Deprotonation is the reverse process of protonation, where a proton \( \mathrm{H}^{+} \) is removed from a molecule. This process is common in polyprotic acids, which can donate multiple protons sequentially.

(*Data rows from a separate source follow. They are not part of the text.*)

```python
SIGNATURES = {
    "tdx_version": (_i, []),
    "tdx_arch": (C.c_char_p, []),
    "tdx_set_scratch": (_i, [_vp, _sz]),
    "tdx_ncv_to_nvc": (_i, [_vp, _vp, _i, _i, _i64, _i, _i, _vp]),
    "tdx_nvc_to_ncv": (_i, [_vp, _vp, _i, _i, _i64, _i, _i, _vp]),
    "tdx_cast": (_i, [_vp, _vp, _i64, _i, _i, _vp]),
    "tdx_conv3_pack_weight": (_i, [_vp, _vp, _vp, _i, _i, _i, _vp]),
    "tdx_conv3_pack_weights": (_i, [_vp, _i, _i, _vp]),
    "tdx_transpose_many": (_i, [_vp, _i, _vp]),
    "tdx_conv3_fwd": (_i, [_vp, _i, _vp, _i, _vp, _vp, _vp, _i, _i, _i, _i, _i, _i, _i, _vp]),
    "tdx_conv3_uses_ring": (_i, [_i] * 7),
    "tdx_conv3_ring_brick_depth": (_i, [_i] * 7),
    "tdx_conv3_fwd_kernel": (_i, [_i] * 9),
    "tdx_conv3_fwd_gn": (_i, [_vp, _i, _vp, _i, _vp, _vp, _vp, _vp, _i, _f, _vp, _i, _i, _i, _i, _i, _i, _i, _vp]),
    "tdx_conv3_fwd_partial": (_i, [_vp, _i, _i, _vp, _vp, _vp, _i, _vp, _vp, _i, _f, _vp, _i, _i, _i, _i, _i, _i, _i, _vp]),
    "tdx_conv3_bwd_data_workspace_bytes": (_sz, [_i, _i, _i, _i, _i, _i, _i]),
    "tdx_conv3_bwd_data": (_i, [_vp, _vp, _vp, _i, _vp, _i, _i, _i, _i, _i, _i, _i, _i, _i, _vp, _vp]),
    "tdx_conv3_bwd_data_add": (_i, [_vp, _vp, _vp, _i, _vp, _i, _vp, _vp, _i, _i, _i, _i, _i, _i, _i, _vp, _vp]),
    "tdx_conv3_bwd_weight_workspace_bytes": (_sz, [_i, _i, _i]),
    "tdx_conv3_bwd_weight": (_i, [_vp, _i, _vp, _i, _vp, _vp, _vp, _i, _i, _i, _i, _i, _i, _i, _vp, _vp]),
    "tdx_conv1_fwd": (_i, [_vp, _i, _vp, _i, _vp, _i, _vp, _vp, _vp, _i64, _i, _i, _vp]),
    "tdx_conv1_fwd_gn": (_i, [_vp, _i, _vp, _i, _vp, _i, _vp, _vp, _vp, _vp, _vp, _i, _vp, _i, _i64, _i, _i, _vp]),
    "tdx_conv1_bwd_weight": (_i, [_vp, _i, _vp, _i, _vp, _i, _vp, _i64, _i, _vp]),
    "tdx_conv1_bwd_weight_oc": (_i, [_vp, _i, _vp, _i, _vp, _i, _vp, _i, _i64, _i, _vp]),
    "tdx_encode_fwd": (_i, [_vp, _i, _vp, _vp, _vp, _i, _vp, _vp, _vp, _i, _i64, _i, _i, _vp]),
    "tdx_encode_bwd": (_i, [_vp, _vp, _i, _vp, _i, _vp, _vp, _vp, _vp, _vp, _vp, _i, _i64, _i, _i, _vp]),
    "tdx_decode_fwd": (_i, [_vp, _vp, _vp, _vp, _i, _i64, _i, _i, _i, _vp]),
    "tdx_decode_bwd": (_i, [_vp, _vp, _vp, _vp, _vp, _vp, _i, _i64, _i, _i, _i, _vp]),
    "tdx_gn_workspace_bytes": (_sz, [_i, _i]),
    "tdx_gn_stats": (_i, [_vp, _vp, _i, _i64, _i, _i, _f, _i, _vp, _vp]),
    "tdx_gn_apply": (_i, [_vp, _vp, _vp, _vp, _vp, _vp, _vp, _vp, _i, _i64, _i, _i, _i, _i, _vp]),
    "tdx_gn_apply_decode": (_i, [_vp, _vp, _vp, _vp, _vp, _vp, _vp, _vp, _i, _i64, _i, _i, _i, _i, _vp]),
    "tdx_gn_apply_encoded": (_i, [_vp, _vp, _vp, _vp, _vp, _i, _vp, _vp, _vp, _i, _vp, _vp, _vp, _i, _i64, _i, _i, _i, _vp]),
    "tdx_gn_bwd": (_i, [_vp] * 12 + [_i, _i64, _i, _i, _i, _i, _vp, _vp]),
    "tdx_resize_fwd": (_i, [_vp, _vp] + [_i] * 9 + [_vp]),
    "tdx_resize_bwd": (_i, [_vp, _vp, _vp] + [_i] * 9 + [_vp]),
    "tdx_attn_fwd": (_i, [_vp, _vp, _vp, _i, _i, _i, _i, _i, _vp]),
    "tdx_attn_bwd": (_i, [_vp, _vp, _vp, _vp, _vp, _i, _i, _i, _i, _i, _vp, _vp]),
    "tdx_attn_bwd_workspace_bytes": (_sz, [_i, _i, _i, _i]),
    "tdx_cell_mask": (_i, [_vp, _i64, _vp, _i64, _vp]),
    "tdx_q_sample": (_i, [_vp, _vp, _vp, _vp, _vp, _i, _vp, _i, _vp, _i, _i, _i64, _vp]),
    "tdx_p_sample_step": (_i, [_vp] * 7 + [_i, _vp, _i, _i, _vp, _i, _i, _i64, _vp]),
    "tdx_p_sample_step_rng": (_i, [_vp] * 5 + [_i, _vp, _i, _i, _vp, _i, _i, _i64, _u64, _vp, _vp, _vp]),
    "tdx_p_sample_step_lv": (_i, [_vp] * 8 + [_i, _vp, _i, _i, _vp, _i, _i, _i64, _vp]),
    "tdx_p_sample_step_lv_rng": (_i, [_vp] * 6 + [_i, _vp, _i, _i, _vp, _i, _i, _i64, _u64, _vp, _vp, _vp]),
    "tdx_ddim_step": (_i, [_vp] * 7 + [_i, _vp, _vp, _vp, _i, _i, _vp, _i, _i, _i64, _vp]),
    "tdx_ddim_step_rng": (_i, [_vp] * 5 + [_i, _vp, _vp, _vp, _i, _i, _vp, _i, _i, _i64, _u64, _vp, _vp, _vp]),
    "tdx_masked_loss": (_i, [_vp, _vp, _vp, _i64, _i, _vp, _vp, _i, _i, _i64, _vp, _vp]),
    "tdx_masked_loss_dyn": (_i, [_vp, _vp, _vp, _vp, _i, _vp, _vp, _i, _i, _i64, _vp, _vp]),
    "tdx_masked_loss_workspace_bytes": (_sz, []),
    "tdx_elbo_loss": (_i, [_vp] * 5 + [_i64, _vp, _vp, _vp, _i, _i, _i, _i, C.c_double, _vp, _vp, _i, _i, _i64, _vp, _vp]),
    "tdx_elbo_loss_dyn": (_i, [_vp] * 5 + [_vp, _vp, _vp, _vp, _i, _i, _i, _i, C.c_double, _vp, _vp, _i, _i, _i64, _vp, _vp]),
    "tdx_elbo_loss_workspace_bytes": (_sz, []),
# ... 247 lines not shown


def _launch(name, args, work, meta):
    t = TIMER
    if t is not None and name in t.names:
        s, e = torch.cuda.Event(enable_timing=True), torch.cuda.Event(enable_timing=True)
        s.record()
        rc = getattr(load(), name)(*args)
        e.record()
        t.records.append((name, s, e, work, meta() if callable(meta) else meta))
        return rc
    return getattr(load(), name)(*args)


def query(name: str, *args) -> int:
    return int(getattr(load(), name)(*args))


def kernel_sources_fingerprint(pattern: str = "tdx_conv*") -> str | None:
    import hashlib

    src = _HERE.parent / "csrc"
    files = sorted(f for f in src.glob(pattern) if f.suffix in (".hip", ".h"))
    if not files:
        return None
    h = hashlib.sha256()
    for f in files:
        h.update(f.name.encode())
        h.update(f.read_bytes())
    return h.hexdigest()[:16]


KERNEL_DIRECT, KERNEL_BRICK, KERNEL_SMALL, KERNEL_RING = 0, 1, 2, 3


def conv3_fwd_meta(C1, C2, Cout, B, X, Y, Z, dt, real=None):
    es = 2 if dt in H16_DTYPES else 4
    cin = real or (C1 + C2)
    return {"kind": query("tdx_conv3_fwd_kernel", C1, C2, Cout, B, X, Y, Z, dtype_code(dt), conv_impl()),
            "bytes": float((cin + Cout) * B * X * Y * Z * es + 27 * cin * Cout * es)}
```

include/tdx.h:

```cpp
#ifndef TDX_H
#define TDX_H

#include <stddef.h>
#include <stdint.h>

#ifdef __cplusplus
extern "C" {
#endif

#define TDX_F32 0
#define TDX_BF16 1

#define TDX_OK 0
#define TDX_EINVAL (-1)
#define TDX_ESHAPE (-2)
#define TDX_EDTYPE (-3)

#define TDX_CONV_AUTO 0
#define TDX_CONV_DIRECT 1
#define TDX_CONV_MFMA 2
#define TDX_CONV_SPLIT 3
#define TDX_F32_SPLIT 2
#define TDX_F16 3
#define TDX_WS_CLEAN 0x100
// ... 21 lines not shown
} TdxTransposeJob;
int tdx_transpose_many(const TdxTransposeJob* jobs, int n, void* stream);

int tdx_conv3_fwd(const void* x1, int C1, const void* x2, int C2, const void* wf, const float* bias, void* y,
                  int B, int X, int Y, int Z, int Cout, int dtype, int impl, void* stream);

int tdx_conv3_uses_ring(int C1, int C2, int Cout, int B, int X, int Y, int Z);
int tdx_conv3_ring_brick_depth(int C1, int C2, int Cout, int B, int X, int Y, int Z);
#define TDX_KERNEL_DIRECT 0
#define TDX_KERNEL_BRICK 1
#define TDX_KERNEL_SMALL 2
#define TDX_KERNEL_RING 3
int tdx_conv3_fwd_kernel(int C1, int C2, int Cout, int B, int X, int Y, int Z, int dtype, int impl);

int tdx_conv3_fwd_gn(const void* x1, int C1, const void* x2, int C2, const void* wf, const float* bias, void* y,
                     float* stats, int G, float eps, void* gn_workspace, int B, int X, int Y, int Z, int Cout,
                     int dtype, int impl, void* stream);

int tdx_conv3_fwd_partial(const void* x1, int C1, int ld1, const void* wf, const float* bias, const void* init,
                          int init_shared, void* y, float* stats, int G, float eps, void* gn_workspace, int B, int X,
                          int Y, int Z, int Cout, int dtype, int impl, void* stream);

size_t tdx_conv3_bwd_data_workspace_bytes(int B, int X, int Y, int Z, int Cin, int dtype, int impl);
int tdx_conv3_bwd_data(const void* dy, const void* wb, void* dx1, int C1, void* dx2, int C2, int accumulate,
                       int B, int X, int Y, int Z, int Cout, int dtype, int impl, void* workspace, void* stream);

int tdx_conv3_bwd_data_add(const void* dy, const void* wb, void* dx1, int C1, void* dx2, int C2, const void* add1,
                           const void* add2, int B, int X, int Y, int Z, int Cout, int dtype, int impl,
                           void* workspace, void* stream);

size_t tdx_conv3_bwd_weight_workspace_bytes(int Cin, int Cout, int impl);
int tdx_conv3_bwd_weight(const void* x1, int C1, const void* x2, int C2, const void* dy, float* dw, float* dbias,
                         int B, int X, int Y, int Z, int Cout, int dtype, int impl, void* workspace, void* stream);

int tdx_conv1_fwd(const void* x1, int C1, const void* x2, int C2, const float* w, int ldw, const float* bias,
                  const void* add, void* y, int64_t rows, int Cout, int dtype, void* stream);
int tdx_conv1_fwd_gn(const void* x1, int C1, const void* x2, int C2, const float* w, int ldw, const float* bias,
                     const void* h, const float* stats, const float* gamma, const float* beta, int groups, void* y,
                     int B, int64_t V, int Cout, int dtype, void* stream);
int tdx_conv1_bwd_weight(const void* x, int Cin, const void* dy, int Cout, float* dw, int ldw, float* dbias,
                         int64_t rows, int dtype, void* stream);
int tdx_conv1_bwd_weight_oc(const void* x, int Cin, const void* dy, int Cout, float* dw, int ldw, float* dbias,
                            int accumulate, int64_t rows, int dtype, void* stream);

int tdx_encode_fwd(const float* x, int Fx, const float* wx, const float* bx, const float* c, int Fc, const float* wc,
                   const float* bc, void* y, int B, int64_t V, int D, int dtype, void* stream);
int tdx_encode_bwd(const void* dy, const float* x, int Fx, const float* c, int Fc, const float* wc, float* dwx,
                   float* dbx, float* dwc, float* dbc, float* dc, int B, int64_t V, int D, int dtype, void* stream);
int tdx_decode_fwd(const void* h, const float* w, const float* bias, float* y, int B, int64_t V, int D, int F, int dtype,
                   void* stream);
int tdx_decode_bwd(const float* dy, const void* h, const float* w, void* dh, float* dw, float* db, int B, int64_t V, int D,
                   int F, int dtype, void* stream);

size_t tdx_gn_workspace_bytes(int B, int C);
int tdx_gn_stats(const void* x, float* stats, int B, int64_t V, int C, int G, float eps, int dtype, void* workspace,
                 void* stream);
int tdx_gn_apply(const void* x, const float* stats, const float* gamma, const float* beta, const float* scale,
                 const float* shift, const void* res, void* y, int B, int64_t V, int C, int G, int act, int dtype,
                 void* stream);
int tdx_gn_apply_encoded(const void* x, const float* stats, const float* gamma, const float* beta, const float* x_raw, int Fx,
                         const float* wx, const float* bx, const float* c_raw, int Fc, const float* wc, const float* bc,
                         void* y, int B, int64_t V, int D, int G, int dtype, void* stream);
int tdx_gn_apply_decode(const void* x, const float* stats, const float* gamma, const float* beta, const void* res,
                        const float* w, const float* bias, float* out, int B, int64_t V, int C, int G, int F, int dtype,
                        void* stream);
int tdx_gn_bwd(const void* x, const void* dy, const float* stats, const float* gamma, const float* beta,
// ... 180 lines not shown
```

Before: 169.5 million.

Consider the deprotonation of arsenic acid \( \mathrm{H}_{3}\mathrm{AsO}_{4} \). It occurs in the following steps:

• First, arsenic acid loses a proton to form dihydrogen arsenate \( \mathrm{H}_{2}\mathrm{AsO}_{4}^{-} \):
  \[ \mathrm{H}_{3}\mathrm{AsO}_{4} \rightarrow \mathrm{H}_{2}\mathrm{AsO}_{4}^{-} + \mathrm{H}^{+} \]
• Next, dihydrogen arsenate loses a proton to become monohydrogen arsenate \( \mathrm{HAsO}_{4}^{2-} \):
  \[ \mathrm{H}_{2}\mathrm{AsO}_{4}^{-} \rightarrow \mathrm{HAsO}_{4}^{2-} + \mathrm{H}^{+} \]
• Finally, monohydrogen arsenate releases its proton to form arsenate ion \( \mathrm{AsO}_{4}^{3-} \):
  \[ \mathrm{HAsO}_{4}^{2-} \rightarrow \mathrm{AsO}_{4}^{3-} + \mathrm{H}^{+} \]

These reactions highlight the stepwise reduction in proton numbers, illustrating how acids can donate protons in stages.

Understanding these steps helps in predicting the behavior of acids in different chemical environments.

Chemical Equations

Chemical equations are essential for representing the protonation and deprotonation processes of polyprotic acids and bases. These equations use symbols and formulas to depict what occurs chemically during a reaction.

For example, the chemical equation for the first protonation of the carbonate ion \( \mathrm{CO}_{3}^{2-} \) is:
\[ \mathrm{CO}_{3}^{2-} + \mathrm{H}_{2}\mathrm{O} \rightarrow \mathrm{HCO}_{3}^{-} + \mathrm{OH}^{-} \]
This equation shows that one proton from water is added to the carbonate ion.

Another example is the deprotonation of arsenic acid, where:
\[ \mathrm{H}_{3}\mathrm{AsO}_{4} \rightarrow \mathrm{H}_{2}\mathrm{AsO}_{4}^{-} + \mathrm{H}^{+} \]
This equation indicates the removal of a proton from arsenic acid.

We write chemical equations in balance to ensure the same number of each type of atom exists on both the reactant and product sides, preserving mass. Furthermore, including states of matter can provide additional context about the reactants and products involved, e.g., whether they are in aqueous form or gaseous.

Creating balanced chemical equations is crucial for understanding and predicting chemical reactions in labs and industries.